◆ **Task details**:
Repeat every entry below exactly.

Stored items:
// ... 156 lines not shown
      pca_bf16_entry<HipDev>(c.dev, HOST, x, m, n, rs, cs, rank, n_iter, p, o, means, s, comps, ldc, &c.last, c.profile); \
    });                                                                                                                 \
  }
CORRLA_DEFINE_RSVD_BF16(corrla_rsvd_bf16, true)
CORRLA_DEFINE_RSVD_BF16(corrla_rsvd_dev_bf16, false)
CORRLA_DEFINE_PCA_BF16(corrla_pca_bf16, true)
CORRLA_DEFINE_PCA_BF16(corrla_pca_dev_bf16, false)
CORRLA_API corrla_status corrla_matmul_dev_bf16(corrla_ctx* ctx, int trans, CORRLA_DENSE(uint16_t, a), CORRLA_PRODUCT_REST(float)) {
  return ctx_call(ctx, [&](corrla_ctx& c) {
    matmul_bf16_entry<HipDev>(c.dev, trans, a, m, n, rs, cs, x, ldx, l, beta, res, ldres, &c.last);
  });
}

#define CORRLA_DEFINE_COV(NAME, T, HOST)                                                                                \
  CORRLA_API corrla_status NAME(corrla_ctx* ctx, CORRLA_DENSE(T, x), uint64_t flags, int ddof, T* means_out, T* scales_out, \
                                T* c, int64_t ldc, int* route_out) {                                                    \
    return ctx_call(ctx, [&](corrla_ctx& cx) {                                                                          \
      cov_entry<HipDev, T>(cx.dev, x, m, n, rs, cs, flags, ddof, means_out, scales_out, c, ldc, route_out, [&] {        \
        cov_stage::run<T>(cx.dev, HOST, x, m, n, rs, cs, flags, ddof, means_out, scales_out, c, ldc, route_out);        \
      });                                                                                                               \
    });                                                                                                                 \
  }
CORRLA_DEFINE_COV(corrla_cov_f32, float, true)
CORRLA_DEFINE_COV(corrla_cov_f64, double, true)
CORRLA_DEFINE_COV(corrla_cov_dev_f32, float, false)
CORRLA_DEFINE_COV(corrla_cov_dev_f64, double, false)

#define CORRLA_PCA_MODEL(T) const T *means, const T *scales, const T *components, int64_t ldc, int64_t k, uint64_t flags, T *scores, \
                            int64_t ld_scores, T *resid_out, T *means_out
#define CORRLA_PCA_MODEL_CALL(T) PcaTransformCall<T>{m, n, means, scales, components, ldc, k, flags, scores, ld_scores, resid_out, means_out}
#define CORRLA_DEFINE_PCA_TRANSFORM(NAME, T, HOST)                                                                      \
  CORRLA_API corrla_status NAME(corrla_ctx* ctx, CORRLA_DENSE(T, x), CORRLA_PCA_MODEL(T)) {                             \
    return ctx_call(ctx, [&](corrla_ctx& cx) {                                                                          \
      cx.pca_apply = pca_apply_stage::Ran();                                                                            \
      const PcaTransformCall<T> c = CORRLA_PCA_MODEL_CALL(T);                                                           \
      if (!x) throw Error(ST_EINVAL, "pca_transform: x is NULL");                                                       \
      if (m < 1 || n < 1) throw Error(ST_EINVAL, "pca_transform: m and n must be >= 1");                                \
      if (rs < 0 || cs < 0) throw Error(ST_EINVAL, "pca_transform: negative strides are not supported");                \
      const PcaApplyRange xr{x, (size_t)((m - 1) * rs + (n - 1) * cs + 1) * sizeof(T), "x"};                            \
      pca_transform_entry<HipDev, T>(cx.dev, c, false, &xr, 1,                                                          \
                                     [&] { pca_apply_stage::run_dense<T>(cx.dev, HOST, x, rs, cs, c, &cx.pca_apply); }); \
    });                                                                                                                 \
  }
#define CORRLA_DEFINE_PCA_TRANSFORM_CSR(NAME, T, HOST)                                                                  \
  CORRLA_API corrla_status NAME(corrla_ctx* ctx, CORRLA_CSR_A(T), CORRLA_PCA_MODEL(T)) {                                \
    return ctx_call(ctx, [&](corrla_ctx& cx) {                                                                          \
      cx.pca_apply = pca_apply_stage::Ran();                                                                            \
      const PcaTransformCall<T> c = CORRLA_PCA_MODEL_CALL(T);                                                           \
      validate_csr_args(values, col_idx, row_ptr, m, n, nnz);                                                           \
      const PcaApplyRange op[3] = {{values, (size_t)nnz * sizeof(T), "values"},                                         \
                                   {col_idx, (size_t)nnz * sizeof(int32_t), "col_idx"},                                 \
                                   {row_ptr, (size_t)(m + 1) * sizeof(int64_t), "row_ptr"}};                            \
      pca_transform_entry<HipDev, T>(cx.dev, c, true, op, 3, [&] {                                                      \
        pca_apply_stage::run_csr<T>(cx.dev, HOST, values, col_idx, row_ptr, nnz, c, &cx.pca_apply);                     \
      });                                                                                                               \
    });                                                                                                                 \
  }
#define CORRLA_DEFINE_PCA_INVERSE(NAME, T, HOST)                                                                        \
  CORRLA_API corrla_status NAME(corrla_ctx* ctx, const T* scores, int64_t m, int64_t k, int64_t ld_scores, const T* means, \
                                const T* scales, const T* components, int64_t ldc, int64_t n, T* out, int64_t row_stride_out) { \
    return ctx_call(ctx, [&](corrla_ctx& cx) {                                                                          \
      cx.pca_apply = pca_apply_stage::Ran();                                                                            \
      pca_inverse_entry<HipDev, T>(cx.dev, scores, m, k, ld_scores, means, scales, components, ldc, n, out, row_stride_out, [&] { \
        pca_apply_stage::run_inverse<T>(cx.dev, HOST, scores, m, k, ld_scores, means, scales, components, ldc, n, out,   \
                                        row_stride_out, &cx.pca_apply);                                                 \
      });                                                                                                               \
    });                                                                                                                 \
  }
#define CORRLA_DEFINE_PCA_APPLY(SUF, T)                                  \
  CORRLA_DEFINE_PCA_TRANSFORM(corrla_pca_transform_##SUF, T, true)       \
  CORRLA_DEFINE_PCA_TRANSFORM(corrla_pca_transform_dev_##SUF, T, false)  \
  CORRLA_DEFINE_PCA_TRANSFORM_CSR(corrla_pca_transform_csr_##SUF, T, true)      \
  CORRLA_DEFINE_PCA_TRANSFORM_CSR(corrla_pca_transform_csr_dev_##SUF, T, false) \
  CORRLA_DEFINE_PCA_INVERSE(corrla_pca_inverse_##SUF, T, true)           \
  CORRLA_DEFINE_PCA_INVERSE(corrla_pca_inverse_dev_##SUF, T, false)
CORRLA_DEFINE_PCA_APPLY(f32, float)
CORRLA_DEFINE_PCA_APPLY(f64, double)
CORRLA_API corrla_status corrla_ctx_last_pca_apply(corrla_ctx* ctx, int* centring_out, int* route_out) {
  return guarded([&] {
    corrla_ctx* c = need(ctx);
    std::lock_guard<std::mutex> lk(c->mu);
    if (centring_out) *centring_out = c->pca_apply.centring;
    if (route_out) *route_out = c->pca_apply.route;
  });
}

◆ **Result of the exercise**:
// ... 156 lines not shown
      pca_bf16_entry<HipDev>(c.dev, HOST, x, m, n, rs, cs, rank, n_iter, p, o, means, s, comps, ldc, &c.last, c.profile); \
    });                                                                                                                 \
  }
CORRLA_DEFINE_RSVD_BF16(corrla_rsvd_bf16, true)
CORRLA_DEFINE_RSVD_BF16(corrla_rsvd_dev_bf16, false)
CORRLA_DEFINE_PCA_BF16(corrla_pca_bf16, true)
CORRLA_DEFINE_PCA_BF16(corrla_pca_dev_bf16, false)
CORRLA_API corrla_status corrla_matmul_dev_bf16(corrla_ctx* ctx, int trans, CORRLA_DENSE(uint16_t, a), CORRLA_PRODUCT_REST(float)) {
  return ctx_call(ctx, [&](corrla_ctx& c) {
    matmul_bf16_entry<HipDev>(c.dev, trans, a, m, n, rs, cs, x, ldx, l, beta, res, ldres, &c.last);
  });
}

#define CORRLA_DEFINE_COV(NAME, T, HOST)                                                                                \
  CORRLA_API corrla_status NAME(corrla_ctx* ctx, CORRLA_DENSE(T, x), uint64_t flags, int ddof, T* means_out, T* scales_out, \
                                T* c, int64_t ldc, int* route_out) {                                                    \
    return ctx_call(ctx, [&](corrla_ctx& cx) {                                                                          \
      cov_entry<HipDev, T>(cx.dev, x, m, n, rs, cs, flags, ddof, means_out, scales_out, c, ldc, route_out, [&] {        \
        cov_stage::run<T>(cx.dev, HOST, x, m, n, rs, cs, flags, ddof, means_out, scales_out, c, ldc, route_out);        \
      });                                                                                                               \
    });                                                                                                                 \
  }
CORRLA_DEFINE_COV(corrla_cov_f32, float, true)
CORRLA_DEFINE_COV(corrla_cov_f64, double, true)
CORRLA_DEFINE_COV(corrla_cov_dev_f32, float, false)
CORRLA_DEFINE_COV(corrla_cov_dev_f64, double, false)

#define CORRLA_PCA_MODEL(T) const T *means, const T *scales, const T *components, int64_t ldc, int64_t k, uint64_t flags, T *scores, \
                            int64_t ld_scores, T *resid_out, T *means_out
#define CORRLA_PCA_MODEL_CALL(T) PcaTransformCall<T>{m, n, means, scales, components, ldc, k, flags, scores, ld_scores, resid_out, means_out}
#define CORRLA_DEFINE_PCA_TRANSFORM(NAME, T, HOST)                                                                      \
  CORRLA_API corrla_status NAME(corrla_ctx* ctx, CORRLA_DENSE(T, x), CORRLA_PCA_MODEL(T)) {                             \
    return ctx_call(ctx, [&](corrla_ctx& cx) {                                                                          \
      cx.pca_apply = pca_apply_stage::Ran();                                                                            \
      const PcaTransformCall<T> c = CORRLA_PCA_MODEL_CALL(T);                                                           \
      if (!x) throw Error(ST_EINVAL, "pca_transform: x is NULL");                                                       \
      if (m < 1 || n < 1) throw Error(ST_EINVAL, "pca_transform: m and n must be >= 1");                                \
      if (rs < 0 || cs < 0) throw Error(ST_EINVAL, "pca_transform: negative strides are not supported");                \
      const PcaApplyRange xr{x, (size_t)((m - 1) * rs + (n - 1) * cs + 1) * sizeof(T), "x"};                            \
      pca_transform_entry<HipDev, T>(cx.dev, c, false, &xr, 1,                                                          \
                                     [&] { pca_apply_stage::run_dense<T>(cx.dev, HOST, x, rs, cs, c, &cx.pca_apply); }); \
    });                                                                                                                 \
  }
#define CORRLA_DEFINE_PCA_TRANSFORM_CSR(NAME, T, HOST)                                                                  \
  CORRLA_API corrla_status NAME(corrla_ctx* ctx, CORRLA_CSR_A(T), CORRLA_PCA_MODEL(T)) {                                \
    return ctx_call(ctx, [&](corrla_ctx& cx) {                                                                          \
      cx.pca_apply = pca_apply_stage::Ran();                                                                            \
      const PcaTransformCall<T> c = CORRLA_PCA_MODEL_CALL(T);                                                           \
      validate_csr_args(values, col_idx, row_ptr, m, n, nnz);                                                           \
      const PcaApplyRange op[3] = {{values, (size_t)nnz * sizeof(T), "values"},                                         \
                                   {col_idx, (size_t)nnz * sizeof(int32_t), "col_idx"},                                 \
                                   {row_ptr, (size_t)(m + 1) * sizeof(int64_t), "row_ptr"}};                            \
      pca_transform_entry<HipDev, T>(cx.dev, c, true, op, 3, [&] {                                                      \
        pca_apply_stage::run_csr<T>(cx.dev, HOST, values, col_idx, row_ptr, nnz, c, &cx.pca_apply);                     \
      });                                                                                                               \
    });                                                                                                                 \
  }
#define CORRLA_DEFINE_PCA_INVERSE(NAME, T, HOST)                                                                        \
  CORRLA_API corrla_status NAME(corrla_ctx* ctx, const T* scores, int64_t m, int64_t k, int64_t ld_scores, const T* means, \
                                const T* scales, const T* components, int64_t ldc, int64_t n, T* out, int64_t row_stride_out) { \
    return ctx_call(ctx, [&](corrla_ctx& cx) {                                                                          \
      cx.pca_apply = pca_apply_stage::Ran();                                                                            \
      pca_inverse_entry<HipDev, T>(cx.dev, scores, m, k, ld_scores, means, scales, components, ldc, n, out, row_stride_out, [&] { \
        pca_apply_stage::run_inverse<T>(cx.dev, HOST, scores, m, k, ld_scores, means, scales, components, ldc, n, out,   \
                                        row_stride_out, &cx.pca_apply);                                                 \
      });                                                                                                               \
    });                                                                                                                 \
  }
#define CORRLA_DEFINE_PCA_APPLY(SUF, T)                                  \
  CORRLA_DEFINE_PCA_TRANSFORM(corrla_pca_transform_##SUF, T, true)       \
  CORRLA_DEFINE_PCA_TRANSFORM(corrla_pca_transform_dev_##SUF, T, false)  \
  CORRLA_DEFINE_PCA_TRANSFORM_CSR(corrla_pca_transform_csr_##SUF, T, true)      \
  CORRLA_DEFINE_PCA_TRANSFORM_CSR(corrla_pca_transform_csr_dev_##SUF, T, false) \
  CORRLA_DEFINE_PCA_INVERSE(corrla_pca_inverse_##SUF, T, true)           \
  CORRLA_DEFINE_PCA_INVERSE(corrla_pca_inverse_dev_##SUF, T, false)
CORRLA_DEFINE_PCA_APPLY(f32, float)
CORRLA_DEFINE_PCA_APPLY(f64, double)
CORRLA_API corrla_status corrla_ctx_last_pca_apply(corrla_ctx* ctx, int* centring_out, int* route_out) {
  return guarded([&] {
    corrla_ctx* c = need(ctx);
    std::lock_guard<std::mutex> lk(c->mu);
    if (centring_out) *centring_out = c->pca_apply.centring;
    if (route_out) *route_out = c->pca_apply.route;
  });
}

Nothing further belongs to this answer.